Metastable behavior of the superconducting phase in the ${\mathrm{BaBi}}_{1\mathrm{-}\mathit{x}}$${\mathrm{Pb}}_{\mathit{x}}$${\mathrm{O}}_3$ system

The structural phases of the ${\mathrm{BaBi}}_{1\mathrm{-}\mathit{x}}$${\mathrm{Pb}}_{\mathit{x}}$${\mathrm{O}}_3$ system have been studied using neutron powder diffraction. As lead is substituted on the bismuth site, the room-temperature structure is monoclinic for 0.00≤x≤0.20, orthorhombic for 0.25≤x≤0.65, diphasic (orthorhombic and tetragonal) for 0.70≤x≤0.80, and monoclinic for x=1.0. Superconductivity is observed for samples in the composition range 0.70≤x≤0.80. The superconducting phase is the tetragonal phase. In situ neutron-powder-diffraction measurements versus temperature show that it is not stable at temperatures below about 425 K. All superconducting samples consist of the metastable tetragonal phase and a semiconducting orthorhombic phase because the tetragonal-to-orthorhombic transition does not proceed to completion.
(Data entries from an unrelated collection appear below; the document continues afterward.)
# joaospinto/sip_optimal_control

Hardware: AMD Instinct MI355X
Metric: Riccati sweeps/sec (backward+forward) (higher is better)
Workload: dtype f64

## Files before the change

### __graft_entry__.py

```python
import os
import re
import subprocess
import sys

ROOT = os.path.dirname(os.path.abspath(__file__))
CSRC = os.path.join(ROOT, "sip_optimal_control_amd", "csrc")
LIBDIR = os.path.join(ROOT, "sip_optimal_control_amd", "lib")
HIPCC = os.environ.get("HIPCC", "/opt/rocm/bin/hipcc")


def _digest(paths, extra=()):
    import hashlib
    h = hashlib.sha256()
    for x in extra:
        h.update(("\0arg:" + x).encode())
    for path in sorted(set(paths), key=lambda q: os.path.relpath(q, ROOT)):
        h.update(("\0file:" + os.path.relpath(path, ROOT) + "\0").encode())
        with open(path, "rb") as f:
            h.update(f.read())
    return h.hexdigest()


def _stale(target, digest):
    side = target + ".srchash"
# ... 205 lines not shown
    return _host_build(out, [src, os.path.join(ROOT, "tests", "cpp", "test_dropin.cpp"), hdr,
                             os.path.join(ROOT, "include", "sip_lqr_amd.h")],
                       ["g++", "-std=c++17", "-O2", "-D__HIP_PLATFORM_AMD__", src,
                        "-I", os.path.join(ROOT, "include"), "-I", os.path.join(rocm, "include"),
                        "-L", LIBDIR, "-lsip_lqr_amd", "-L", os.path.join(rocm, "lib"), "-lamdhip64",
                        "-Wl,-rpath,$ORIGIN/../sip_optimal_control_amd/lib",
                        "-Wl,-rpath," + os.path.join(rocm, "lib"), "-o", out], force)


def build_callback_provider_test(force=False):
    src = os.path.join(ROOT, "tests", "cpp", "test_callback_provider.cpp")
    hdrs = [os.path.join(ROOT, "include", "sip_optimal_control_amd", h)
            for h in ("callback_provider_dropin.hpp", "lqr_dropin.hpp")]
    out = os.path.join(ROOT, "tests", "cpp", "test_callback_provider")
    rocm = os.environ.get("ROCM_PATH", "/opt/rocm")
    return _host_build(out, [src] + hdrs + [os.path.join(ROOT, "include", h) for h in ("sip_kkt_amd.h", "sip_lqr_amd.h")],
                       ["g++", "-std=c++17", "-O2", "-D__HIP_PLATFORM_AMD__", src,
                        "-I", os.path.join(ROOT, "include"), "-I", os.path.join(rocm, "include"),
                        "-L", LIBDIR, "-lsip_lqr_amd", "-L", os.path.join(rocm, "lib"), "-lamdhip64",
                        "-Wl,-rpath,$ORIGIN/../../sip_optimal_control_amd/lib",
                        "-Wl,-rpath," + os.path.join(rocm, "lib"), "-o", out], force)


def build_kkt_lds_test(force=False):
    src = os.path.join(ROOT, "tests", "cpp", "test_kkt_lds.cpp")
    hdrs = [os.path.join(CSRC, h) for h in ("kkt_kernels.hpp", "kkt_chain_kernels.hpp", "kkt_theta_kernels.hpp",
                                            "kkt_theta_chain_kernels.hpp", "kkt_chain_launch.hpp")]
    out = os.path.join(ROOT, "build", "test_kkt_lds")
    os.makedirs(os.path.dirname(out), exist_ok=True)
    return _host_build(out, [src] + hdrs,
                       [HIPCC, "-x", "hip", "--cuda-host-only", "-std=c++17", "-O1", src, "-o", out], force)


def build_kkt_plan_test(force=False):
    src = os.path.join(ROOT, "tests", "cpp", "test_kkt_plan.cpp")
    hdrs = [os.path.join(CSRC, h) for h in ("kkt_plan.hpp", "kkt_first_order_kernels.hpp", "kkt_kernels.hpp",
                                            "kkt_chain_kernels.hpp", "kkt_theta_kernels.hpp",
                                            "kkt_theta_chain_kernels.hpp", "kkt_chain_launch.hpp")]
    hdrs += [os.path.join(ROOT, "include", h) for h in ("sip_kkt_amd.h", "sip_lqr_amd.h")]
    out = os.path.join(ROOT, "build", "test_kkt_plan")
    os.makedirs(os.path.dirname(out), exist_ok=True)
    return _host_build(out, [src] + hdrs,
                       [HIPCC, "-x", "hip", "--offload-arch=gfx950", "-std=c++17", "-O1", src, "-o", out], force)


def build_tree_plan_test(force=False):
    src = os.path.join(ROOT, "tests", "cpp", "test_tree_plan.cpp")
    hdrs = [os.path.join(CSRC, h) for h in ("tree_plan.hpp", "generic_plan.hpp", "table_packer.hpp", "stream_fill.hpp",
                                            "tree_generic.hpp", "tree_lds.hpp", "tree_qw16_launch.hpp",
                                            "tree_schedule.hpp")]
    hdrs.append(os.path.join(ROOT, "include", "sip_lqr_amd.h"))
    out = os.path.join(ROOT, "build", "test_tree_plan")
    os.makedirs(os.path.dirname(out), exist_ok=True)
    return _host_build(out, [src] + hdrs,
                       [HIPCC, "-x", "hip", "--cuda-host-only", "-std=c++17", "-O1", src,
                        "-L", LIBDIR, "-lsip_lqr_amd", "-Wl,-rpath,$ORIGIN/../sip_optimal_control_amd/lib",
                        "-o", out], force)


def build_residual_cols_shape_test(force=False):
    src = os.path.join(ROOT, "tests", "cpp", "test_residual_cols_shape.cpp")
    out = os.path.join(ROOT, "build", "test_residual_cols_shape")
    os.makedirs(os.path.dirname(out), exist_ok=True)
    return _host_build(out, [src, os.path.join(CSRC, "residual_cols_shape.hpp")],
                       ["g++", "-std=c++17", "-O1", "-Wall", "-I", CSRC, src, "-o", out], force)


def build_tree_residual_cols_shape_test(force=False):
    src = os.path.join(ROOT, "tests", "cpp", "test_tree_residual_cols_shape.cpp")
    out = os.path.join(ROOT, "build", "test_tree_residual_cols_shape")
    os.makedirs(os.path.dirname(out), exist_ok=True)
    return _host_build(out, [src, os.path.join(CSRC, "tree_residual_cols_shape.hpp")],
                       ["g++", "-std=c++17", "-O1", "-Wall", "-I", CSRC, src, "-o", out], force)


def build_oracle():
    sys.path.insert(0, ROOT)
    from oracle import oracle
    return oracle.build()
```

Samples of ${\mathrm{Ba}}_{1\mathrm{-}\mathit{y}}$${\mathrm{K}}_{\mathit{y}}$${\mathrm{Bi}}_{1\mathrm{-}\mathit{x}}$${\mathrm{Pb}}_{\mathit{x}}$${\mathrm{O}}_3$ have ${\mathit{T}}_{\mathit{c}}$’s that are inversely proportional to the total dopant concentration, x+y, in the composition region (0.5≤x+y≤0.9), where the material is metallic.